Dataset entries
= = =

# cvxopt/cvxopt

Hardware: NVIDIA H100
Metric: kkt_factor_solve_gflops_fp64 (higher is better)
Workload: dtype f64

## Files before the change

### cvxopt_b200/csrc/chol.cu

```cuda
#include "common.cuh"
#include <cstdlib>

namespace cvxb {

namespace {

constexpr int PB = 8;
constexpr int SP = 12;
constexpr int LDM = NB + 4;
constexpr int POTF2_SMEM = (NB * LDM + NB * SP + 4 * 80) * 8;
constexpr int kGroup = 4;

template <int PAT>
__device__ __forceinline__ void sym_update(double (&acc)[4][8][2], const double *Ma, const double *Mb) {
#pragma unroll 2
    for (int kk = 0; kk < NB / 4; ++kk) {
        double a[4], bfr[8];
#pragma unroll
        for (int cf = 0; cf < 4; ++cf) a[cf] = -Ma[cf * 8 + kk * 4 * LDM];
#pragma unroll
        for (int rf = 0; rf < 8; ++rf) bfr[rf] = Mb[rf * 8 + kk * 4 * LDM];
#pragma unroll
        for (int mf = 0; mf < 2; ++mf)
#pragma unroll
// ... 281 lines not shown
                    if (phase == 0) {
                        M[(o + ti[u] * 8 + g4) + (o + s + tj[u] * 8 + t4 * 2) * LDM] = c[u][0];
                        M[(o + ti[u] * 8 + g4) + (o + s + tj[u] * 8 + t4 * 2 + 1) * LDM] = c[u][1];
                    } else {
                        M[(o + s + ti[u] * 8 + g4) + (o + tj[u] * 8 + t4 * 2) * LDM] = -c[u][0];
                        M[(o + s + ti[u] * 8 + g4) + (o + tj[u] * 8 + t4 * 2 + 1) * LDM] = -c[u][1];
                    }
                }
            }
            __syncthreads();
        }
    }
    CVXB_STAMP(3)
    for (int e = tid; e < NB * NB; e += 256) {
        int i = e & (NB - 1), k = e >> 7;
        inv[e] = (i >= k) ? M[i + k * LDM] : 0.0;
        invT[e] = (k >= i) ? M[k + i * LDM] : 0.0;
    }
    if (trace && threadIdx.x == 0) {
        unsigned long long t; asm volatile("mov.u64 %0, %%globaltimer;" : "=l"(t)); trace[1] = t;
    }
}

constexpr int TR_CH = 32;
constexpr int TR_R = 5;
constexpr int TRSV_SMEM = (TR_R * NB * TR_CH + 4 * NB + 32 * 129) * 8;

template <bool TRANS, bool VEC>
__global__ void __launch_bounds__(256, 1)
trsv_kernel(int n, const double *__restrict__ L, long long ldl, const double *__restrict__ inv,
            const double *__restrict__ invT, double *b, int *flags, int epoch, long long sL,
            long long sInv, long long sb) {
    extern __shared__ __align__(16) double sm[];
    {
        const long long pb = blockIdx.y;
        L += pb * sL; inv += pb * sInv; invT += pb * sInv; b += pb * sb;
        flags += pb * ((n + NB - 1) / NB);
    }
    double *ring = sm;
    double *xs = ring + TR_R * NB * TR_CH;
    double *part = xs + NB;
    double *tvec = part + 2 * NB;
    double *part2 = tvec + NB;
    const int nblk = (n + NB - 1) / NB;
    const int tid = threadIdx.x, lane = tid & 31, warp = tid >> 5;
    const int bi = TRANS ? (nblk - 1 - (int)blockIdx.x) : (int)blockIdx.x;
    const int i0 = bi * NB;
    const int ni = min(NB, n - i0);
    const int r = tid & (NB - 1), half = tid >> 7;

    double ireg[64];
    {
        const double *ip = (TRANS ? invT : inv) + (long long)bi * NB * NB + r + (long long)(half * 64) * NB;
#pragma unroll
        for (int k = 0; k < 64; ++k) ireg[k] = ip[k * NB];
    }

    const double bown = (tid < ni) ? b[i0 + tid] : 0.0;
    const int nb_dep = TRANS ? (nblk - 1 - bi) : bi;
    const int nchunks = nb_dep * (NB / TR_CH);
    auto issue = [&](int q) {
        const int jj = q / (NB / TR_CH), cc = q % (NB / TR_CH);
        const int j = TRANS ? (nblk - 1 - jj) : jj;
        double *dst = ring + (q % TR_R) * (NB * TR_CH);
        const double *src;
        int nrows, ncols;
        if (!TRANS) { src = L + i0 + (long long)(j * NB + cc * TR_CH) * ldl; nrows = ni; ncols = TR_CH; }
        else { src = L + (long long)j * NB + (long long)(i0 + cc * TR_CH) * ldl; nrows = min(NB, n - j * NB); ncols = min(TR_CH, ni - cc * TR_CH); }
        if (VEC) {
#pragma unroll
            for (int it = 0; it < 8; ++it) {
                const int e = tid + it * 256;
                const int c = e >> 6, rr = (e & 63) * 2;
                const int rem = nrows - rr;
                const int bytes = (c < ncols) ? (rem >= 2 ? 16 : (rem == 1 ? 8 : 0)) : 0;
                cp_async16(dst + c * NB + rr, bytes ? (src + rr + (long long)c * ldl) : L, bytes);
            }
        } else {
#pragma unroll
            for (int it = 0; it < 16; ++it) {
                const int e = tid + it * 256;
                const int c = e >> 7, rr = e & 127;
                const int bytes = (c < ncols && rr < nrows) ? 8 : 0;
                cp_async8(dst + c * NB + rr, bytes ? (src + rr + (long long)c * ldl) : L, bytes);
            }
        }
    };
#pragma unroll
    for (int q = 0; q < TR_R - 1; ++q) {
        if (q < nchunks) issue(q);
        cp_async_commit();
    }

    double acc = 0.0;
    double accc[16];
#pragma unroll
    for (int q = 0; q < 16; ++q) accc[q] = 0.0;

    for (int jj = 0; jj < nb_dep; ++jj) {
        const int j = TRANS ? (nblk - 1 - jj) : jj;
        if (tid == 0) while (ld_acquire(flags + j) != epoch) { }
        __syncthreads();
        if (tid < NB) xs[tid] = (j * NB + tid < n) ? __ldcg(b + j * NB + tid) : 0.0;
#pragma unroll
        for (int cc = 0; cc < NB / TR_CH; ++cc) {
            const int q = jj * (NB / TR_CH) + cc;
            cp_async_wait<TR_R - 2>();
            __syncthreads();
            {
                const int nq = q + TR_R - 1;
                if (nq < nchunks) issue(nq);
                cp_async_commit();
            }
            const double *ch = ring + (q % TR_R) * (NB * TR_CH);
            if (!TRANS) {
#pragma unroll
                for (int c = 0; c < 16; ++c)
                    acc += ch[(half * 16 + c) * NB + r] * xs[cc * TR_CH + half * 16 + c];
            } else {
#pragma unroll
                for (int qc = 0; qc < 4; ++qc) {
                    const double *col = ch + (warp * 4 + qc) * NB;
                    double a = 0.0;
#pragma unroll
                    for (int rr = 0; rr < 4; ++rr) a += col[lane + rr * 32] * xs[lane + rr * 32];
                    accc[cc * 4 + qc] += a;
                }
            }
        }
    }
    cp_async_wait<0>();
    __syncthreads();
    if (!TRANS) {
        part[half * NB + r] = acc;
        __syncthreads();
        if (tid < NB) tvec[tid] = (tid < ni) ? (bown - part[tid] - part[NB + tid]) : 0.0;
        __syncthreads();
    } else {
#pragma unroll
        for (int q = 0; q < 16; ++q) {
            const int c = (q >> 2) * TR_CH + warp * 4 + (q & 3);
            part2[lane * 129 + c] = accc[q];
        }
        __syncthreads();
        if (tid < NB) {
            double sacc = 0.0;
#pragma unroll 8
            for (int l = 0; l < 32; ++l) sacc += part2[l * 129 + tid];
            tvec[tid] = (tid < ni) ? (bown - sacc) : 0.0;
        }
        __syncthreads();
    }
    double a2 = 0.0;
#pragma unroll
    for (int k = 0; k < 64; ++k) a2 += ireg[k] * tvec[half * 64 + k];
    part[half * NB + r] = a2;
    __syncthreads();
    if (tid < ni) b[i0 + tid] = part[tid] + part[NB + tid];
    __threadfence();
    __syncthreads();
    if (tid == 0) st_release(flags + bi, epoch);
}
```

= = =

Report each line in the preceding entries that holds the string "sacc".

Task response:
            double sacc = 0.0;
            for (int l = 0; l < 32; ++l) sacc += part2[l * 129 + tid];
            tvec[tid] = (tid < ni) ? (bown - sacc) : 0.0;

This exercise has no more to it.